# Inverse Kinematics of Parallel Manipulator (Delta Robot)

Let me start off by saying that I am currently going to university majoring in computer engineering. I love software/hardware and I especially love robotics and I want to apply my knowledge of software/hardware in robots. I have never taken a formal class on robotics, so I don't really know where to start or how to approach the mathematics that robots entail.

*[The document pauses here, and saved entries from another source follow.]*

# steineggerlab/unicore

Hardware: AMD Instinct MI355X
Metric: 3Di alignments/sec (cluster path) (higher is better)
Workload: dtype u16

## Files before the change

unicore_amd/csrc/uc_prefilter.hip:

```cpp
#include <hip/hip_runtime.h>

#include <algorithm>
#include <cstdlib>
#include <cstring>
#include <type_traits>

#include <rocprim/rocprim.hpp>

#include "uc_engine.h"

namespace uc {

constexpr uint32_t KMER_INVALID = 0xFFFFFFFFu;

struct KmerCfg {
    int koff[K];
    int span;
    int thr;
};

__device__ __forceinline__ uint32_t find_seq(const uint32_t *off, uint32_t lo, uint32_t hi, uint32_t p) {
    while (hi - lo > 1) {
        const uint32_t mid = lo + ((hi - lo) >> 1);
        if (off[mid] <= p) lo = mid; else hi = mid;
// ... 51 lines not shown
        bits[w] = m;
    }
}

constexpr int SIM_NEED_MAX = 49;
struct SimTables {
    int8_t sc[KA][KA];
    uint8_t ord[KA][KA];
    int8_t rowmax[KA];
    uint8_t lcnt[KA][2 * SIM_NEED_MAX + 1];
    uint32_t pmask[KA][KA + 1];
};

__device__ void build_sim_tables(SimTables &t, const int8_t *S3) {
    for (int a = threadIdx.x; a < KA; a += blockDim.x) {
        int8_t sc[KA];
        uint8_t ord[KA];
        for (int b = 0; b < KA; b++) { sc[b] = S3[a * 21 + b]; ord[b] = (uint8_t)b; }
        for (int i = 1; i < KA; i++) {
            const int8_t s = sc[i];
            const uint8_t o = ord[i];
            int k = i - 1;
            while (k >= 0 && (sc[k] < s)) { sc[k + 1] = sc[k]; ord[k + 1] = ord[k]; k--; }
            sc[k + 1] = s;
            ord[k + 1] = o;
        }
        for (int b = 0; b < KA; b++) { t.sc[a][b] = sc[b]; t.ord[a][b] = ord[b]; }
        t.rowmax[a] = sc[0];
    }
    for (int i = threadIdx.x; i < KA * (2 * SIM_NEED_MAX + 1); i += blockDim.x) {
        const int a = i / (2 * SIM_NEED_MAX + 1), need = i % (2 * SIM_NEED_MAX + 1) - SIM_NEED_MAX;
        int n = 0;
        for (int b = 0; b < KA; b++) n += S3[a * 21 + b] >= need ? 1 : 0;
        t.lcnt[a][i % (2 * SIM_NEED_MAX + 1)] = (uint8_t)n;
    }
    __syncthreads();
    for (int i = threadIdx.x; i < KA * (KA + 1); i += blockDim.x) {
        const int a = i / (KA + 1), n = i % (KA + 1);
        uint32_t m = 0;
        for (int j = 0; j < n; j++) m |= 1u << t.ord[a][j];
        t.pmask[a][n] = m;
    }
// ... 1 lines not shown
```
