## Load weight-gradient activation tiles with TMA instead of producer-thread gathers

Adds a TMA variant of the weight-gradient TN kernel in which one producer warp issues 4D tensor-map loads for the activation planes and 3D loads for the gradient planes, replacing the four-warp manual gather and swizzled shared-memory stores. It is used for dense (unpacked) layers when the geometry fits the box constraints and the precision does not need e4m3 widening, including the fp16-only weight-gradient mode. This is meant to cut producer instruction and register overhead and let the async copy engine keep the pipeline fed. It also threads a debug flag through so activation loads can be skipped for timing experiments, and it adds more kernel instantiations plus tensor-map setup on the host for each launch.

```diff
diff --git a/voice-converter-cyclegan_b200/csrc/engine.cu b/voice-converter-cyclegan_b200/csrc/engine.cu
--- a/voice-converter-cyclegan_b200/csrc/engine.cu
+++ b/voice-converter-cyclegan_b200/csrc/engine.cu
@@ -427,7 +427,7 @@
                       const DetSlab* det) {
   bool done = false;
   if (t.tc && dp.hi && io.xhi)
-    RET(tc_result(e, tc_conv_wgrad(*t.tc, t.precision, t.wgrad16, io.xhi, io.xlo, dp.hi, dp.lo, io.n, io.H, io.W, L.sh, L.sw, t.dka, t.dkg,
+    RET(tc_result(e, tc_conv_wgrad(*t.tc, t.precision, t.debug, t.wgrad16, io.xhi, io.xlo, dp.hi, dp.lo, io.n, io.H, io.W, L.sh, L.sw, t.dka, t.dkg,
                                    st, det, packed(io)), &L.a, "weight gradient", &done));
   if (done) return 0;
   RET(conv_wgrad_simt(e, t.dka, L.a, L.sh, L.sw, io, dP, L.width(), 0, st, det));
@@ -730,7 +730,7 @@
   CK(launch_im2col_taps(d_out, (long long)n * T, T, nf, N.o1.a.kw, -1, edge_cpad(N.o1.a.kw * nf), e->cfg.precision == CGVC_PREC_F16F8,
                         dz.hi, dz.lo, st, off, n_off, sat_grad(e), ufl_grad(e)));
   RET(run_wgrad(S, true, st, [&](cudaStream_t ws) {
-    return tc_result(e, tc_conv_wgrad(O, e->cfg.precision, e->tcw.wgrad16, uhi, ulo, dz.hi, dz.lo, n, 1, T, 1, 1, Gm + N.o1.a.k, nullptr, ws,
+    return tc_result(e, tc_conv_wgrad(O, e->cfg.precision, e->tcw.debug, e->tcw.wgrad16, uhi, ulo, dz.hi, dz.lo, n, 1, T, 1, 1, Gm + N.o1.a.k, nullptr, ws,
                                       det_of(S)),
                      &N.o1.a, "weight gradient (tap-lowered)"); }));
   RET(tc_result(e, tc_conv_dgrad(O, e->cfg.precision, e->tcw.debug, dz.hi, dz.lo, n, 1, T, 1, 1, du, 0, st), &N.o1.a,
@@ -744,7 +744,7 @@
   float* Gm = e->G();
   const TcLayer& H = e->tcw.layers[N.h1c_slot];
   RET(run_wgrad(S, true, st, [&](cudaStream_t ws) {
-    return tc_result(e, tc_conv_wgrad(H, e->cfg.precision, e->tcw.wgrad16, xchi, xclo, dp.hi, dp.lo, n, 1, T, 1, 1, Gm + N.h1.a.k,
+    return tc_result(e, tc_conv_wgrad(H, e->cfg.precision, e->tcw.debug, e->tcw.wgrad16, xchi, xclo, dp.hi, dp.lo, n, 1, T, 1, 1, Gm + N.h1.a.k,
                                       Gm + N.h1.g.k, ws, det_of(S)),
                      &N.h1.a, "weight gradient (tap-lowered)"); }));
   if (dz) RET(tc_result(e, tc_conv_dgrad(H, e->cfg.precision, e->tcw.debug, dp.hi, dp.lo, n, 1, T, 1, 1, dz, 0, st), &N.h1.a,
diff --git a/voice-converter-cyclegan_b200/csrc/tc_gemm.cu b/voice-converter-cyclegan_b200/csrc/tc_gemm.cu
--- a/voice-converter-cyclegan_b200/csrc/tc_gemm.cu
+++ b/voice-converter-cyclegan_b200/csrc/tc_gemm.cu
@@ -197,7 +197,10 @@
   int fold_n;
   float* part; long long part_k, numel_a;
   PackGeom pk;
+  int debug;
+  CUtensorMap tm_x_hi, tm_x_lo;
 };
+static_assert(sizeof(TcTNParams) <= 4096, "kernel parameters are limited to 4 KB");
 
 __device__ __forceinline__ float* tn_dst(float* base, int slab, int C, int c, int ncols, int col, int fold_n) {
   if (fold_n) { const int t = col / fold_n; return base + ((long long)t * C + c) * fold_n + (col - t * fold_n); }
@@ -1017,10 +1020,11 @@
   static constexpr int SMEM = STAGES * STAGE + 1024;
 };
 
-template <int NPL, int W16, int DET, int PK = 0>
+template <int NPL, int W16, int DET, int PK = 0, int TA = 0>
 __global__ void __launch_bounds__(kNTThreads, 1)
 tc_gg_tn_kernel(const __grid_constant__ TcTNParams p) {
   static_assert(W16 == 0 || NPL == 3, "the fp16-only weight gradient is a form of CGVC_PREC_F16F8");
+  static_assert(!TA || (!PK && (NPL != 3 || W16)), "the TMA form is dense and loads the planes as they are (no e4m3 widening)");
   using Cfg = TNCfg<NPL, W16>;
   constexpr int S = Cfg::STAGES;
   constexpr int BN = 256;
@@ -1052,14 +1056,54 @@
   };
 
   if (threadIdx.x == 0) {
-    for (int s = 0; s < S; ++s) { mbar_init(&full_bar[s], kProducerThreads + 1); mbar_init(&empty_bar[s], 8); }
+    for (int s = 0; s < S; ++s) { mbar_init(&full_bar[s], TA ? 1 : kProducerThreads + 1); mbar_init(&empty_bar[s], 8); }
     fence_barrier_init();
     tma_prefetch_desc(&p.tm_g_hi);
     if (NPL == 2) tma_prefetch_desc(&p.tm_g_lo);
+    if (TA) { tma_prefetch_desc(&p.tm_x_hi); if (NPL == 2) tma_prefetch_desc(&p.tm_x_lo); }
   }
   __syncthreads();
 
-  if (warp < 4) {
+  if (TA && warp < 4) {
+    if (warp == 0) {
+      const int box_rows = (g.Hy == 1 || g.Wx >= 64) ? 64 : g.Wx;
+      const int nbox = 64 / box_rows;
+      const uint32_t x_bytes = (p.debug & 4) ? 0u : (uint32_t)Cfg::PLANES * Cfg::A_PLANE;
+      int stage = 0; uint32_t phase = 0;
+      for (int item = blockIdx.x; item < num_items; item += gridDim.x) {
+        const Item w = decode(item);
+        for (int kb = 0; kb < w.num_kb; ++kb) {
+          mbar_wait(&empty_bar[stage], phase ^ 1);
+          const uint32_t sA = smem_base + stage * Cfg::STAGE;
+          const uint32_t sB = sA + Cfg::PLANES * Cfg::A_PLANE;
+          const int row0 = (int)(w.mbeg + (long long)kb * 64);
+          if (lane == 0) {
+            int natoms = 0;
+#pragma unroll
+            for (int a = 0; a < 4; ++a) natoms += (w.n0 + a * 64) < p.g_ld ? 1 : 0;
+            mbar_expect_tx(&full_bar[stage], Cfg::PLANES * natoms * 8192 + x_bytes);
+          }
+          __syncwarp();
+          if (lane < 4) {
+            if ((w.n0 + lane * 64) < p.g_ld) {
+              tma_load3(sB + lane * 8192, &p.tm_g_hi, w.n0 + lane * 64, row0, 0, &full_bar[stage]);
+              if (NPL == 2) tma_load3(sB + Cfg::B_PLANE + lane * 8192, &p.tm_g_lo, w.n0 + lane * 64, row0, 0, &full_bar[stage]);
+            }
+          } else if (x_bytes && lane < 4 + 2 * nbox) {
+            const int j = (lane - 4) >> 1, a = (lane - 4) & 1;
+            const uint32_t mu = (uint32_t)(row0 + j * box_rows);
+            const int b = (int)fdiv(mu, p.div_hw); const int rem = (int)(mu - (uint32_t)b * (uint32_t)HW);
+            const int y = (int)fdiv((uint32_t)rem, p.div_w); const int x = rem - y * g.Wx;
+            const int c0 = w.c0 + a * 64, xs = x * g.sx + g.ox[w.tap], ys = y * g.sy + g.oy[w.tap];
+            const uint32_t dst = sA + a * 8192 + j * box_rows * 128;
+            tma_load4(dst, &p.tm_x_hi, c0, xs, ys, b, &full_bar[stage]);
+            if (NPL == 2) tma_load4(dst + Cfg::A_PLANE, &p.tm_x_lo, c0, xs, ys, b, &full_bar[stage]);
+          }
+          if (++stage == S) { stage = 0; phase ^= 1; }
+        }
+      }
+    }
+  } else if (warp < 4) {
     const int t = threadIdx.x;
     const int chunk = t & 7, rsub = t >> 3;
     int stage = 0; uint32_t phase = 0;
@@ -1103,6 +1147,7 @@
             const uint32_t so = sw128(kr, chunk);
 #pragma unroll
             for (int a = 0; a < 2; ++a) {
+              if (p.debug & 4) break;
               const bool ok = xoff[i] >= 0 && (w.c0 + a * 64) < p.x_ld;
               uint2 vh = make_uint2(0u, 0u), vl = make_uint2(0u, 0u);
               if (ok) { vh = __ldg(reinterpret_cast<const uint2*>(p.x8_hi + xoff[i] + a * 64)); vl = __ldg(reinterpret_cast<const uint2*>(p.x8_lo + xoff[i] + a * 64)); }
@@ -1138,6 +1183,7 @@
               }
             }
           }
+          if (!(p.debug & 4))
 #pragma unroll
           for (int i = 0; i < 4; ++i) {
             const uint32_t so = sw128(rsub + 16 * i, chunk);
@@ -1455,6 +1501,14 @@
 #undef LAUNCH_NT
   prof_end(st);
   return cudaGetLastError();
+}
+
+static bool tn_tma_maps(TcTNParams& p, int npl) {
+  const GatherGeom& g = p.g;
+  const int wx = g.Wx < 64 ? g.Wx : 64;
+  if (g.Wx < 8 || 64 % wx || g.Wx % wx || wx * g.sx > 256 || g.sx > 8) return false;
+  const uint32_t bx = (uint32_t)(wx * g.sx), nb = g.Hy == 1 ? (uint32_t)(64 / wx) : 1u;
+  return make_tmap_act(&p.tm_x_hi, p.x_hi, 2, p.x_ld, g, bx, nb) && (npl != 2 || make_tmap_act(&p.tm_x_lo, p.x_lo, 2, p.x_ld, g, bx, nb));
 }
 
 cudaError_t launch_tn(TcTNParams p, int precision, cudaStream_t st, const DetSlab* det) {
@@ -1512,14 +1566,19 @@
       else if (precision == 1) LAUNCH_TN(2, 0, 0, 1);
       else                     LAUNCH_TN(1, 0, 0, 1);
     }
-  } else if (det_split) {
-    if (precision == 3) { if (p.w16) LAUNCH_TN(3, 1, 1); else LAUNCH_TN(3, 0, 1); }
-    else if (precision == 1) LAUNCH_TN(2, 0, 1);
-    else                     LAUNCH_TN(1, 0, 1);
   } else {
-    if (precision == 3) { if (p.w16) LAUNCH_TN(3, 1, 0); else LAUNCH_TN(3, 0, 0); }
-    else if (precision == 1) LAUNCH_TN(2, 0, 0);
-    else                     LAUNCH_TN(1, 0, 0);
+    const bool ta = (precision != 3 || p.w16) && tn_tma_maps(p, precision == 1 ? 2 : 1);
+#define LAUNCH_TN_D(NPL_, W16_, DET_) do { if (ta) LAUNCH_TN(NPL_, W16_, DET_, 0, 1); else LAUNCH_TN(NPL_, W16_, DET_); } while (0)
+    if (det_split) {
+      if (precision == 3) { if (p.w16) LAUNCH_TN_D(3, 1, 1); else LAUNCH_TN(3, 0, 1); }
+      else if (precision == 1) LAUNCH_TN_D(2, 0, 1);
+      else                     LAUNCH_TN_D(1, 0, 1);
+    } else {
+      if (precision == 3) { if (p.w16) LAUNCH_TN_D(3, 1, 0); else LAUNCH_TN(3, 0, 0); }
+      else if (precision == 1) LAUNCH_TN_D(2, 0, 0);
+      else                     LAUNCH_TN_D(1, 0, 0);
+    }
+#undef LAUNCH_TN_D
   }
 #undef LAUNCH_TN
   prof_end(st);
@@ -1679,14 +1738,14 @@
   return 0;
 }
 
-int tc_conv_wgrad(const TcLayer& L, int precision, int w16, const __nv_bfloat16* xhi, const __nv_bfloat16* xlo,
+int tc_conv_wgrad(const TcLayer& L, int precision, int debug, int w16, const __nv_bfloat16* xhi, const __nv_bfloat16* xlo,
                   const __nv_bfloat16* dPhi, const __nv_bfloat16* dPlo, int n, int H, int W, int sh, int sw,
                   float* dwa, float* dwg, cudaStream_t st, const DetSlab* det, const PackGeom* pk) {
   if (!layer_ok(L) || (precision == 3 && !layer_ok_q(L))) return TC_UNSUPPORTED;
   if (pk && (n != 1 || (H == 1 && L.kh != 1))) return (int)cudaErrorInvalidValue;
   TcTNParams p; memset(&p, 0, sizeof p);
   if (pk) p.pk = *pk;
-  p.w16 = (precision == 3 && w16) ? 1 : 0;
+  p.w16 = (precision == 3 && w16) ? 1 : 0; p.debug = debug;
   p.fold_n = L.fold ? L.cout / L.fold : 0;
   p.g = fwd_geom(n, H, W, L.kh, L.kw, sh, sw);
   p.x_hi = xhi; p.x_lo = xlo; p.x_ld = cin_k(L); p.C = L.cin;
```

Currently, I am interested in calculating the inverse kinematics of a delta robot. To clarify a bit more, I am trying to determine the required joint angles that will position the end-effector of the delta robot to a specific location given some x,y,z coordinate. The delta robot that I will be basing my design off of is shown in the image below. Based off of some research that I have been doing for the past few days, I found that the sort of mathematics involved are usually like those of Denavit-Hartenberg parameters, Jacobian matrices, etc. I am going to be honest, I have never encountered Denavit-Hartenberg parameters or Jacobian matrices and I don't even know how to apply these to solve the kinematics equations and let alone find the kinematics equations. Most of the articles that I have read, mainly deal with serial manipulator robots and the mathematics in finding the kinematics equations of those serial manipulators. I couldn't really find any good material or material that was easy to understand given my current situation on parallel manipulators.

I wanted to ask my question here in the hopes that someone in the community could direct me to where I can start on learning more on obtaining the inverse kinematics equations of parallel manipulators and solving those equations.

Any help will be much appreciated.

Thank you.

For these sorts of problems, I always like to attempt to solve them myself. And they're surprisingly simple when you think about them geometrically. Parallel mechanisms are especially easy because each part of the mechanism can be considered separately, and each part is very simple.

The base part (at the top of the image) contains three servo motors. Think about one motor. When the end effector (blue triangle) is in some position, what angle does the motor need to be? Imagine a sphere centered on one corner of the end effector triangle. The radius of the sphere is the length of the arm attached to that corner. Now imagine the servo arm swinging, tracing out a circle. Where does this circle intersect the sphere?

This is a pretty simple problem to solve. Think of the servo arm sweeping out a plane. That plane intersects the sphere: ... creating a circle. Now the problem is just the intersection of two circles. Find the two intersection points, and choose the one that makes most sense (the one that puts the servo arm into its possible angle range.

Added: For an intuitive explanation of inverse kinematics for serial manipulators, that avoids horrible Denavit-Hartenberg parameters, try my old Inverse Kinematics Article.

• FYI, I took a look in the Springer Handbook of Robotics, and there isn't much regarding Delta robots. But there is a short section on the Gough Platform (aka Stewart Platform), which is similar but has more DOFs. It does mention that the inverse kinematics problem for this type of robot is straightforward, and it looks like it can be computed with a little bit of vector math and possibly a little trig. Counter-intuitively, the forward kinematics is much more complex.
– Ben
Oct 17 '14 at 13:08
• @Ben - Yes, that's right. Serial and parallel robots are opposites in that respect. Serial is easy forward and harder inverse. Parallel is easy inverse, but harder forward. Oct 17 '14 at 21:59
• best explanation i ever saw of the IK problem, thanks a bunch! Nov 7 '16 at 22:23
• first comment: "Parallel mechanisms are especially easy because each part of the mechanism can be considered separately, and each part is very simple." this statement is only true for the inverse kinematics, the direct kinematics is exactly opposite. second: why would one think DH parameter are 'horrible'? they are a widely accepted concept for clarifying things without any restrictions on generallity.